The word to find is "include". Copy each line of the material that contains it.

◆ Exercise data ◆
*-*-*

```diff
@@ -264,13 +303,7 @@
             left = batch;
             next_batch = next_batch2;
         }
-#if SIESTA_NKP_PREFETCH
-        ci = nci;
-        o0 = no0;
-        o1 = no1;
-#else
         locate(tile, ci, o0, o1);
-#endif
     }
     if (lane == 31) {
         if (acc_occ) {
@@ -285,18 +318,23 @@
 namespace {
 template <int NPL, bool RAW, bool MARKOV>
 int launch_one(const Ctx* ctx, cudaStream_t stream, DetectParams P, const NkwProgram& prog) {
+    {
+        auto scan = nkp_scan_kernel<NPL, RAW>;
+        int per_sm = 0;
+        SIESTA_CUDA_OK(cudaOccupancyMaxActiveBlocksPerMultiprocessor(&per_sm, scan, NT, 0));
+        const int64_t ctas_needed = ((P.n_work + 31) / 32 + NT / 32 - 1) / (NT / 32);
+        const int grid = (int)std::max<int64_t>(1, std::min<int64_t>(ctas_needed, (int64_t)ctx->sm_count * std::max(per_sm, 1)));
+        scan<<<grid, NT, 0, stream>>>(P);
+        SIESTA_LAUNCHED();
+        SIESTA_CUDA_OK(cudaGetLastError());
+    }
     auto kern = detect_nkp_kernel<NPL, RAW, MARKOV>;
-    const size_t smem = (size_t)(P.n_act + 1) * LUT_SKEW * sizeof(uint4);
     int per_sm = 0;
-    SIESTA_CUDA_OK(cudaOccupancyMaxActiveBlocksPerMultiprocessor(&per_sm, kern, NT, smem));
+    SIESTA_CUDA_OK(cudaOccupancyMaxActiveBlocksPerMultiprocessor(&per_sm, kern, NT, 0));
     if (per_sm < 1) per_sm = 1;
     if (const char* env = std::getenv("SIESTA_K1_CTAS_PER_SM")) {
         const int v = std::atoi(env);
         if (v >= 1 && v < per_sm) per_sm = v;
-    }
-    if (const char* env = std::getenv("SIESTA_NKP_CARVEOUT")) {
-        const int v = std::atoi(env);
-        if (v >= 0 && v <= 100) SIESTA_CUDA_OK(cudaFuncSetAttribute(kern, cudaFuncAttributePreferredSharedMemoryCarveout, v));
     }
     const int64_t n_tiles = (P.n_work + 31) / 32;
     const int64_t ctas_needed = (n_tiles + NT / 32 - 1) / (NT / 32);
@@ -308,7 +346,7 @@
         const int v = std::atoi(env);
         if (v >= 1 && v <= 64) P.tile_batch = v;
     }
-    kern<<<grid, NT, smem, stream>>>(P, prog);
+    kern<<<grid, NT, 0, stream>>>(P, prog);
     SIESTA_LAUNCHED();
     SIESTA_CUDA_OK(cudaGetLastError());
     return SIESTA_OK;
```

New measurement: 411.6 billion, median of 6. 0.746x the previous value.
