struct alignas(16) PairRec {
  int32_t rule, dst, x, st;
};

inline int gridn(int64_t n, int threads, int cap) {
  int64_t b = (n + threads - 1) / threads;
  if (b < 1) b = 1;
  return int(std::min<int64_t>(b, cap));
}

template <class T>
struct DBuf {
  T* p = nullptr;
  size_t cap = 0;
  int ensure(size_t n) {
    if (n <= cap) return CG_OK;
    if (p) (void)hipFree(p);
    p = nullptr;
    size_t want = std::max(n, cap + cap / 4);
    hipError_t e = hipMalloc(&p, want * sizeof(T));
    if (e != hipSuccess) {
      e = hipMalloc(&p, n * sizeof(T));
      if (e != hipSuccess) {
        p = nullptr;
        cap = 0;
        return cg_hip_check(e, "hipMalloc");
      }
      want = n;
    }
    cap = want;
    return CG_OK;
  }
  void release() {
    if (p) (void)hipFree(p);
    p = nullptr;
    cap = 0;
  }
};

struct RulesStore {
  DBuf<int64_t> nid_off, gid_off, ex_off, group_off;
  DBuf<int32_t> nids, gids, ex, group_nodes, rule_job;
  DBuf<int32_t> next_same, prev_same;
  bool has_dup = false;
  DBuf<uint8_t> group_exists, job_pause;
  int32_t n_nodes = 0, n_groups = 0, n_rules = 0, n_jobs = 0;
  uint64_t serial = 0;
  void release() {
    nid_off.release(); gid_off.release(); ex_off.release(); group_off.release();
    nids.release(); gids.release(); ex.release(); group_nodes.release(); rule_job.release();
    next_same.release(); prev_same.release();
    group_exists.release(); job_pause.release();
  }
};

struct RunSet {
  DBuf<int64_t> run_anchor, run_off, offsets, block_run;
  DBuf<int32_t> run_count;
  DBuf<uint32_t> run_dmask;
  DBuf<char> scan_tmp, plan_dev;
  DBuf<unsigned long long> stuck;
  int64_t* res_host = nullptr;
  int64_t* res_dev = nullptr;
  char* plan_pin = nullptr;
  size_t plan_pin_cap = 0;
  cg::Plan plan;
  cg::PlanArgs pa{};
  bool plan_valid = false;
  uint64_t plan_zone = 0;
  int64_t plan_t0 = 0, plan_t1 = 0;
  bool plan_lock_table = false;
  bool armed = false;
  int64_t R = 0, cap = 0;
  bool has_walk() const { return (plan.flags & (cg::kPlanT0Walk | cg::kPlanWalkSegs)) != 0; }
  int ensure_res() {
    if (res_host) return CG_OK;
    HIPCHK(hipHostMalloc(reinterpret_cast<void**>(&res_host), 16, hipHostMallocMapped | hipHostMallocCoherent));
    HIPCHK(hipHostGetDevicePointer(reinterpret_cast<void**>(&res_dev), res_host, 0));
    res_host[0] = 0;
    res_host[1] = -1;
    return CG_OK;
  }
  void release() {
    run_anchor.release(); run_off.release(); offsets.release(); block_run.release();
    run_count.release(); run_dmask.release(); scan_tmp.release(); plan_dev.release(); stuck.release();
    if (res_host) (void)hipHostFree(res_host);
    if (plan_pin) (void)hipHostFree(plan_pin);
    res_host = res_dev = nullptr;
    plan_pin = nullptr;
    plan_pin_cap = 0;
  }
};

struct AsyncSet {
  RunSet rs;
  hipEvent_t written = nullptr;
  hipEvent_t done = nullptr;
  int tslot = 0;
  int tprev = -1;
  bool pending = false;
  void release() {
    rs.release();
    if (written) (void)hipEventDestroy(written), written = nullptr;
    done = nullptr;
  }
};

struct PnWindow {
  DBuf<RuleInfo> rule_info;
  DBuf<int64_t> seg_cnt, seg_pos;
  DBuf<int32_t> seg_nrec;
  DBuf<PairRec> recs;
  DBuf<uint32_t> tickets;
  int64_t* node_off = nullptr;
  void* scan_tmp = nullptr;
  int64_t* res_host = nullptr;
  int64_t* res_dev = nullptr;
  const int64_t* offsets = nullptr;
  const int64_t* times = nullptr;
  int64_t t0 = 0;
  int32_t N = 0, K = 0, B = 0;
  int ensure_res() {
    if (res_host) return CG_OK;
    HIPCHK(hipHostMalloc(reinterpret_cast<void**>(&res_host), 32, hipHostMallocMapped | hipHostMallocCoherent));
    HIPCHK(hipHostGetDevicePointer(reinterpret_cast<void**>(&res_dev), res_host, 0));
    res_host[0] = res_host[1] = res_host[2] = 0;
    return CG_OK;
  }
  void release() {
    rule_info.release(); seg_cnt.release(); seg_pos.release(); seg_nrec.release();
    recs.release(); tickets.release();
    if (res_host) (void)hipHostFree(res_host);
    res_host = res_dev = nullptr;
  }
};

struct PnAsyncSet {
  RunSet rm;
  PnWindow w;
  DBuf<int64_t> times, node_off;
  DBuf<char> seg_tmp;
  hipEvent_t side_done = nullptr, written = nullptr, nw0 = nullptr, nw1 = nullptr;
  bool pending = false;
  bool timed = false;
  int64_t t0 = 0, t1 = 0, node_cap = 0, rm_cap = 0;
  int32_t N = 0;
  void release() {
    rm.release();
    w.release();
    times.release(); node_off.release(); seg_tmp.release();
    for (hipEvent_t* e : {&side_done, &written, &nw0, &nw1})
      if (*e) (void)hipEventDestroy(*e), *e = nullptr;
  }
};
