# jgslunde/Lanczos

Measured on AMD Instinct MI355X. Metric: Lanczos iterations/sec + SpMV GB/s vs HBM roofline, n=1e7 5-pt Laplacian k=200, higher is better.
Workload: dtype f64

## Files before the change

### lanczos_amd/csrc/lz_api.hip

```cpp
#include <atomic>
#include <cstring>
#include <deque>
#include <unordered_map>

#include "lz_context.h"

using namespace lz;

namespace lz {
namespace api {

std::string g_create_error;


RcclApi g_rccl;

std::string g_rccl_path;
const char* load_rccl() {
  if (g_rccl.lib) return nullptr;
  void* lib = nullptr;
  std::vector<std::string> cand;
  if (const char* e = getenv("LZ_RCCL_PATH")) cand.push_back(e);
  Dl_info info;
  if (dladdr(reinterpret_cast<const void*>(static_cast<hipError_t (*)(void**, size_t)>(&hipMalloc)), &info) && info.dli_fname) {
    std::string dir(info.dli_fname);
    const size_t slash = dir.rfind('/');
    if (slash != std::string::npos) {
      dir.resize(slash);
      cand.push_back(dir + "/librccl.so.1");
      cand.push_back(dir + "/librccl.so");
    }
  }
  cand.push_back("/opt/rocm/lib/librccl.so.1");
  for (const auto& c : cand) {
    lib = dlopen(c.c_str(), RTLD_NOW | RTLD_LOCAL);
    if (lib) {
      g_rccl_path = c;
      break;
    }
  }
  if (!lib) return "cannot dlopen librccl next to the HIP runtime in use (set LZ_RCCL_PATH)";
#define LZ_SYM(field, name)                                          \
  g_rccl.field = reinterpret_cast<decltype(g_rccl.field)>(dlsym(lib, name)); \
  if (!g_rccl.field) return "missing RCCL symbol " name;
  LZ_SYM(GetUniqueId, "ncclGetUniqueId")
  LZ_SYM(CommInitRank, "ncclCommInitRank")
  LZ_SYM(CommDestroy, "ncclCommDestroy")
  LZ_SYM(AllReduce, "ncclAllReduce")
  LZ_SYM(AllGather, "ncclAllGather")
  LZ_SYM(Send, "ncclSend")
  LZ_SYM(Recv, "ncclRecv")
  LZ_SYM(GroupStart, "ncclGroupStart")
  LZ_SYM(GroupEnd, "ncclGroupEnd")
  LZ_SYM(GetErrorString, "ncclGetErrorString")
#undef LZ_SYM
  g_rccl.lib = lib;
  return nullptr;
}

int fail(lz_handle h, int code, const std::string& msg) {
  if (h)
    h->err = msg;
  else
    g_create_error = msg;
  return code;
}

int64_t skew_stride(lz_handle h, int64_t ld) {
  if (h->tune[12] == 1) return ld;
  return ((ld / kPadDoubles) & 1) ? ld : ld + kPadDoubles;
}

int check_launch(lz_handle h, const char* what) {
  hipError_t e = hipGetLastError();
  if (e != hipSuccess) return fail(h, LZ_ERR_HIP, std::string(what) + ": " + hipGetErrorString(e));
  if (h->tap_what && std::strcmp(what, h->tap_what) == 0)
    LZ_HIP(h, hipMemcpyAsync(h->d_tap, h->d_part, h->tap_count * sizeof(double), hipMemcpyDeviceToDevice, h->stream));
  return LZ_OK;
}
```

*-*-*

◆ Reply ◆
#include <atomic>
#include <cstring>
#include <deque>
#include <unordered_map>
#include "lz_context.h"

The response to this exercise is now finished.